You can check if the soft link is working by print the first two lines of the file. If the first two lines are returned the link has been successfully created:

zcat <species-Code>.ccs.total.fasta.gz | head -2

Now you need to add the directory where the asmstats script is located (/home/ubuntu/Share/scripts/asmstats) to your environment variable:

export PATH=$PATH:/home/ubuntu/Share/scripts/

Then check if the directory has been added to your environment variable:

echo $PATH

If you can see the /home/ubuntu/Share/scripts/ in the output of the previous command, you should be ready to run the asmstats script (but first double-check that the conda environment eukaryotic_genome_assembly is active):

asmstats <species>.ccs.total.fasta.gz > <species>.total.fasta.stats

Note: We are calling your output file <species>.total.fasta.stats

Once the command finishes to run (it could take a few minutes), have a look at the output:

less <species>.total.fasta.stats

Also: use this tutorial to plot your reads length distribution: Plot reads

You have now generated the kmer plot, reads statistics and reads plot distribution for your complete PacBio HiFi read set. Which conclusions can you now draw from these results?

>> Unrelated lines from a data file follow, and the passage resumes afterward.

#ifndef DSS_BAND_RB
#define DSS_BAND_RB 8
#endif
#define BAND_SHARE 512
template <int C, bool SEG, int TPW, bool A32, bool CYC = false, bool PREP = false, bool BAND = false>
__global__ __launch_bounds__(256) void render_backward_kernel(
    const float *__restrict__ grad_out, const float *__restrict__ grad_alpha ,
    const int32_t *__restrict__ idx, const float *__restrict__ qv,
    const float *__restrict__ wsum, const float *__restrict__ scaler, const float *__restrict__ points,
    const float *__restrict__ radii, const float *__restrict__ rs, const int64_t *__restrict__ first_idx,
    const int64_t *__restrict__ num_pts, const uint32_t *__restrict__ vis_count,
    const int32_t *__restrict__ vis_list, int n_seg, int seg_pts, int N, int S, int K, int Crt, float clip, int row0,
    int rows, uint32_t large_waves, float *__restrict__ grad_feat, float *__restrict__ grad_pts, int tshift = 3,
    const float *__restrict__ world = nullptr ,
    const float *__restrict__ Mproj = nullptr ,
    const FusedPrep F = FusedPrep() ,
    int astride = 1 ,
    const OwnArgs OW = OwnArgs{nullptr, 1} )
{
    constexpr int CM = (C > 0) ? C : BLEND_MAX_C;
    constexpr int KF = 8;
    constexpr int GS = 64 / TPW;
// ... 53 lines not shown
        return chunked ? ((t / max(CH, 1u)) * 8u + xcd) * CH + (t % max(CH, 1u)) : t;
    };
    const uint32_t wave_u = (uint32_t)__builtin_amdgcn_readfirstlane((int)qof(t0));
    if (!PREP && !BAND && wave_u >= n_groups) return;
    const bool has_tasks = wave < n_waves && wave_u < n_groups;
    const uint32_t t_first = (uint32_t)__builtin_amdgcn_readfirstlane((int)t0);

    auto task_ids = [&](uint32_t q) -> int {
        int off[TPW];
#pragma unroll
        for (int g = 0; g < TPW; ++g) {
            const uint32_t t = (uint32_t)TPW * q + (uint32_t)g;
            off[g] = -1;
            if (t < count) {
                if (SEG) {
                    const int seg = (int)__popcll(__ballot(seg_excl <= t)) - 1;
                    const uint32_t excl = (uint32_t)__builtin_amdgcn_readlane((int)seg_excl, seg);
                    off[g] = seg * seg_pts + (int)(t - excl);
                } else {
                    off[g] = (int)t;
                }
            }
        }
        int o = off[0];
#pragma unroll
        for (int g = 1; g < TPW; ++g) o = (grp == g) ? off[g] : o;
        return o >= 0 ? vis_list[o] : -1;
    };
    const NdcMap ndc(S);
    const size_t plane = (size_t)rows * S;
    __shared__ uint32_t s_deal[2];
    const uint32_t blk4 = (blockIdx.x - first_block) * 4u;
    auto dyn_group = [&](uint32_t i) -> uint32_t { return blk4 + (i & 3u) + (i >> 2) * n_waves; };
    float *s_rec = reinterpret_cast<float *>(s_pool);
    int32_t *s_band = reinterpret_cast<int32_t *>(s_pool) + (BAND ? 7 * BAND_SHARE : 0);
    __shared__ uint32_t s_bcnt[2];
    __shared__ float s_brs[BAND ? 64 : 1];
    constexpr int BAND_NSH = 24;
    int32_t b_id[2] = {-1, -1};
    int b_n[2] = {-1, -1};
    float b_py[2] = {0.f, 0.f}, b_ry[2] = {0.f, 0.f};
    if (BAND) {
        if (threadIdx.x == 0) { s_bcnt[0] = 0; s_bcnt[1] = 0; }
        __syncthreads();
        const uint32_t n_wg = gridDim.x - first_block, wg = blockIdx.x - first_block;
#pragma unroll
        for (int j = 0; j < 2; ++j) {
            const uint32_t e = wg + ((uint32_t)threadIdx.x + 256u * (uint32_t)j) * n_wg;
            if (e < count) {
                int sg = 0;
#pragma unroll
                for (int st = FB_MAX_SEG / 2; st >= 1; st >>= 1) sg += (sg + st < FB_MAX_SEG && s_bseg[sg + st] <= e) ? st : 0;
                b_id[j] = vis_list[(size_t)sg * seg_pts + (e - s_bseg[sg])];
            }
        }
#pragma unroll
        for (int j = 0; j < 2; ++j) {
            if (b_id[j] >= 0) {
                const size_t i = (size_t)b_id[j];
                const int slot = (int)threadIdx.x + 256 * j;
                const float px_ = points[3 * i], py_ = points[3 * i + 1], pz_ = points[3 * i + 2];
                const float2 rr_ = reinterpret_cast<const float2 *>(radii)[i];
                const float sc_ = scaler ? scaler[i] : 0.0f;
                b_py[j] = py_;
                b_ry[j] = rr_.y;
                b_n[j] = find_cloud(b_id[j], first_idx, num_pts, N);
// ... 29 lines not shown
                }
            }
            const unsigned long long m = __ballot(keep);
            uint32_t base = 0;
            if (lane == 0 && m) base = atomicAdd(&s_bcnt[WHICH], (uint32_t)__popcll(m));
            base = (uint32_t)__builtin_amdgcn_readfirstlane((int)base);
            if (keep) {
                s_band[WHICH * BAND_SHARE + base + __builtin_amdgcn_mbcnt_hi((unsigned)(m >> 32), __builtin_amdgcn_mbcnt_lo((unsigned)m, 0u))] =
                    (int)threadIdx.x + 256 * j;
            } else if (b_id[j] >= 0) {
                const size_t i = (size_t)b_id[j];
                if (WHICH == 0) {
                    if (grad_feat)
                        for (int ch = 0; ch < Cn; ++ch) grad_feat[i * Cn + ch] = 0.0f;
                } else {
                    grad_pts[3 * i] = 0.0f; grad_pts[3 * i + 1] = 0.0f; grad_pts[3 * i + 2] = 0.0f;
                }
            }
        }
        __syncthreads();
    };
    const uint32_t wave_in_wg = threadIdx.x >> 6;
    auto band_ids = [&](uint32_t q, int which) -> int {
        const uint32_t t = (uint32_t)TPW * q + (uint32_t)grp;
        return t < s_bcnt[which] ? s_band[which * BAND_SHARE + t] : -1;
    };
    if (PREP || BAND) {
        if (threadIdx.x < 2) s_deal[threadIdx.x] = 4u;
        __syncthreads();
    }
    auto run_tasks = [&](auto phase_tag) {
    constexpr int PH = decltype(phase_tag)::value;
    uint32_t t_cur = t_first;
    const uint32_t b_groups = BAND ? (s_bcnt[PH == 2 ? 1 : 0] + TPW - 1u) / TPW : 0u;
    int p_nx = BAND ? band_ids(wave_in_wg, PH == 2 ? 1 : 0) : task_ids(wave_u);
    for (;;) {
        const int b_slot = BAND ? max(p_nx, 0) : 0;
        const int b_word = (BAND && p_nx >= 0) ? reinterpret_cast<const int32_t *>(s_rec)[b_slot] : -1;
        const int p = BAND ? (b_word >= 0 ? (b_word & ((1 << BAND_NSH) - 1)) : -1) : p_nx;
        const int p_cloud = b_word >= 0 ? (b_word >> BAND_NSH) : -1;
        uint32_t t_next, q_next;
        if (BAND) {
            uint32_t i_next = 0;
            if (lane == 0) i_next = atomicAdd(&s_deal[PH == 2 ? 1 : 0], 1u);
            q_next = t_next = (uint32_t)__builtin_amdgcn_readfirstlane((int)i_next);
        } else if (PREP) {
            uint32_t i_next = 0;
            if (lane == 0) i_next = atomicAdd(&s_deal[PH == 2 ? 1 : 0], 1u);
            q_next = t_next = dyn_group((uint32_t)__builtin_amdgcn_readfirstlane((int)i_next));
        } else {
            t_next = t_cur + t_stride;
            q_next = qof(t_next);
        }
        const bool more = q_next < (BAND ? b_groups : n_groups);
        if (more) p_nx = BAND ? band_ids(q_next, PH == 2 ? 1 : 0) : task_ids(q_next);
        float px = 0.f, py = 0.f, pz = -1.f, rx = 0.f, ry = 0.f, sc = 0.f, cur_r = 0.f;
        float wx = 0.f, wy = 0.f, wz = 0.f;
        int n = -1;
        if (BAND) {
            if (p >= 0) {
                px = s_rec[BAND_SHARE + b_slot]; py = s_rec[2 * BAND_SHARE + b_slot]; pz = s_rec[3 * BAND_SHARE + b_slot];
                rx = s_rec[4 * BAND_SHARE + b_slot]; ry = s_rec[5 * BAND_SHARE + b_slot]; sc = s_rec[6 * BAND_SHARE + b_slot];
                n = p_cloud;
                if (PH != 1) cur_r = s_brs[n];
            }
        } else if (p >= 0) {
            px = points[3 * (size_t)p]; py = points[3 * (size_t)p + 1]; pz = points[3 * (size_t)p + 2];
            const float2 rr = reinterpret_cast<const float2 *>(radii)[p];
            rx = rr.x; ry = rr.y;
            sc = scaler ? scaler[p] : 0.0f;
            if (world) { wx = world[3 * (size_t)p]; wy = world[3 * (size_t)p + 1]; wz = world[3 * (size_t)p + 2]; }
            for (int cld = 0; cld < N; ++cld) {
                const int64_t f = first_idx[cld];
                const bool own = (int64_t)p >= f && (int64_t)p < f + num_pts[cld];
                n = own ? cld : n;
                if (PH != 1) cur_r = own ? (PREP ? __hip_atomic_load(&rs[cld], __ATOMIC_RELAXED, __HIP_MEMORY_SCOPE_AGENT) : rs[cld]) : cur_r;
            }
        }
        const int nn = max(n, 0);
        typedef float f2 __attribute__((ext_vector_type(2)));
        f2 gx2 = {0.0f, 0.0f}, gy2 = {0.0f, 0.0f};
        if constexpr (PH != 1) {
// ... 227 lines not shown
#pragma unroll
                    for (int k = 0; k < KF; ++k) {
                        vi[k] = -1; qk[k] = 0.0f;
                        if (k < K) { vi[k] = pi[k]; qk[k] = pq[k]; }
                    }
                    cum = wsum[pix];
#pragma unroll
                    for (int ch = 0; ch < CM; ++ch) gch[ch] = (ch < Cn) ? go[ch] : 0.0f;
#pragma unroll
                    for (int k = 0; k < KF; ++k) {
                        const bool hit = (k < K) && vi[k] == (int32_t)p;
                        q_sel = hit ? qk[k] : q_sel;
                        found = found || hit;
                    }
                } else {
                    cum = 0.0f;
                    for (int k = 0; k < K; ++k) {
                        const int32_t v = pi[k];
                        if (v == (int32_t)p) { found = true; q_sel = pq[k]; }
                        if (!wsum && v >= 0) cum += ewa_weight(pq[k], scaler[v]);
                    }
                    if (wsum) cum = wsum[pix];
                    else if (cum < 1e-4f) cum = 1e-4f;
#pragma unroll
                    for (int ch = 0; ch < CM; ++ch) gch[ch] = (ch < Cn) ? go[ch] : 0.0f;
                }
                if (!found) continue;
                const float wn = ewa_weight(q_sel, sc) * fast_rcp(cum);
#pragma unroll
                for (int ch = 0; ch < CM; ++ch)
                    if (ch < Cn) acc[ch] = fmaf(gch[ch], wn, acc[ch]);
            }
        }
        if (PH != 1) {
            gx = task_sum<RP>(gx, grp);
            gy = task_sum<RP>(gy, grp);
        }
        if (PH != 2) {
#pragma unroll
            for (int ch = 0; ch < CM; ++ch)
                if (ch < Cn) acc[ch] = task_sum<RP>(acc[ch], grp);
        }
        if (PH == 1) {
            if (l == 0 && rp == 0 && p >= 0 && n >= 0 && grad_feat) {
#pragma unroll
                for (int ch = 0; ch < CM; ++ch)
                    if (ch < Cn) grad_feat[(size_t)p * Cn + ch] = acc[ch];
            }
        } else if (l == 0 && rp == 0 && p >= 0 && n >= 0) {
            if (clip > 0.0f) {
                const float nrm = sqrtf(gx * gx + gy * gy);
                const float k = fminf(nrm, clip) * fast_rcp(fmaxf(nrm, 1e-12f));
                gx *= k;
                gy *= k;
            }
            float o0 = gx, o1 = gy, o2 = 0.0f;
            if (world) {
                const float *m = Mproj + 16 * nn;
                const float cx = wx * m[0] + wy * m[4] + wz * m[8] + m[12];
                const float cy = wx * m[1] + wy * m[5] + wz * m[9] + m[13];
                const float w = wx * m[3] + wy * m[7] + wz * m[11] + m[15];
                const float iw = 1.0f / w;
                const float nx = cx * iw, ny = cy * iw;
                float t3[3];
#pragma unroll
                for (int i = 0; i < 3; ++i) {
                    const float jx = (m[i * 4 + 0] - nx * m[i * 4 + 3]) * iw;
                    const float jy = (m[i * 4 + 1] - ny * m[i * 4 + 3]) * iw;
                    t3[i] = jx * gx + jy * gy + 0.0f;
                }
                o0 = t3[0]; o1 = t3[1]; o2 = t3[2];
            }
            grad_pts[3 * (size_t)p] = o0;
            grad_pts[3 * (size_t)p + 1] = o1;
            grad_pts[3 * (size_t)p + 2] = o2;
            if (PH == 0 && grad_feat) {
#pragma unroll
                for (int ch = 0; ch < CM; ++ch)
                    if (ch < Cn) grad_feat[(size_t)p * Cn + ch] = acc[ch];
            }
        }
        if (!more) break;
        t_cur = t_next;
    }
    };
    if (BAND) {
        PREP_MARK(0);
        if (grad_feat) {
            band_filter(std::integral_constant<int, 0>{});
            PREP_MARK(8);
            if (wave_in_wg * TPW < s_bcnt[0]) run_tasks(std::integral_constant<int, 1>{});
        }
        PREP_MARK(1);
        if (PREP) fb_wait_rs(F, N, fb_launch_tag());
        if ((int)threadIdx.x < N)
            s_brs[threadIdx.x] = PREP ? __hip_atomic_load(&rs[threadIdx.x], __ATOMIC_RELAXED, __HIP_MEMORY_SCOPE_AGENT) : rs[threadIdx.x];
        __syncthreads();
        PREP_MARK(2);
        band_filter(std::integral_constant<int, 1>{});
        PREP_MARK(9);
        if (wave_in_wg * TPW < s_bcnt[1]) run_tasks(std::integral_constant<int, 2>{});
        PREP_MARK(3);
    } else if (!PREP) {
        run_tasks(std::integral_constant<int, 0>{});
    } else {
        PREP_MARK(0);
        if (has_tasks) run_tasks(std::integral_constant<int, 1>{});
        PREP_MARK(1);
        fb_wait_rs(F, N, fb_launch_tag());
        PREP_MARK(2);
        if (has_tasks) run_tasks(std::integral_constant<int, 2>{});
        PREP_MARK(3);
    }
// ... 2 lines not shown
__global__ __launch_bounds__(256) void zbuf_backward_kernel(const int32_t *__restrict__ idx,
                                                            const float *__restrict__ grad_zbuf,
                                                            size_t npix, int K, float *__restrict__ grad_pts)
{
    const size_t i = (size_t)blockIdx.x * blockDim.x + threadIdx.x;
    if (i >= npix) return;
    for (int k = 0; k < K; ++k) {
        const float g = grad_zbuf[i * K + k];
        if (g == 0.0f) continue;
        const int32_t p = idx[i * K + k];
        if (p < 0) break;
        atomicAdd(&grad_pts[3 * (size_t)p + 2], g);
    }
}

a- What is the expected genome size?

b- What is the estimated heterozygosity?

c- What is the estimated repeat content?

d- Taking into consideration the estimated genome size, and the statistics of the total reads you have just generated, how much read coverage you have to assemble this genome?

Now,

I want you to go back to the .histo file you have generated today (for your subsample), download it to your local machine and plot it on genomescope. Also, I want you to run asmstats on the fasta file (the 600 subset) you imputed to jellyfish.

e- What genomescope tells you when you try to plot a kmer histogram for just a handful of sequences?

f- Looking at the asmstats result for this smaller file, how much coverage of the genome you have in this file giving the estimated genome size?

Great. Now let’s look at it all together: considering the kmer plot of the total file and its statistics, we can have a good look at the kmer composition of the DNA in the genome. How does it look? Discuss with your partners and then later in the big group.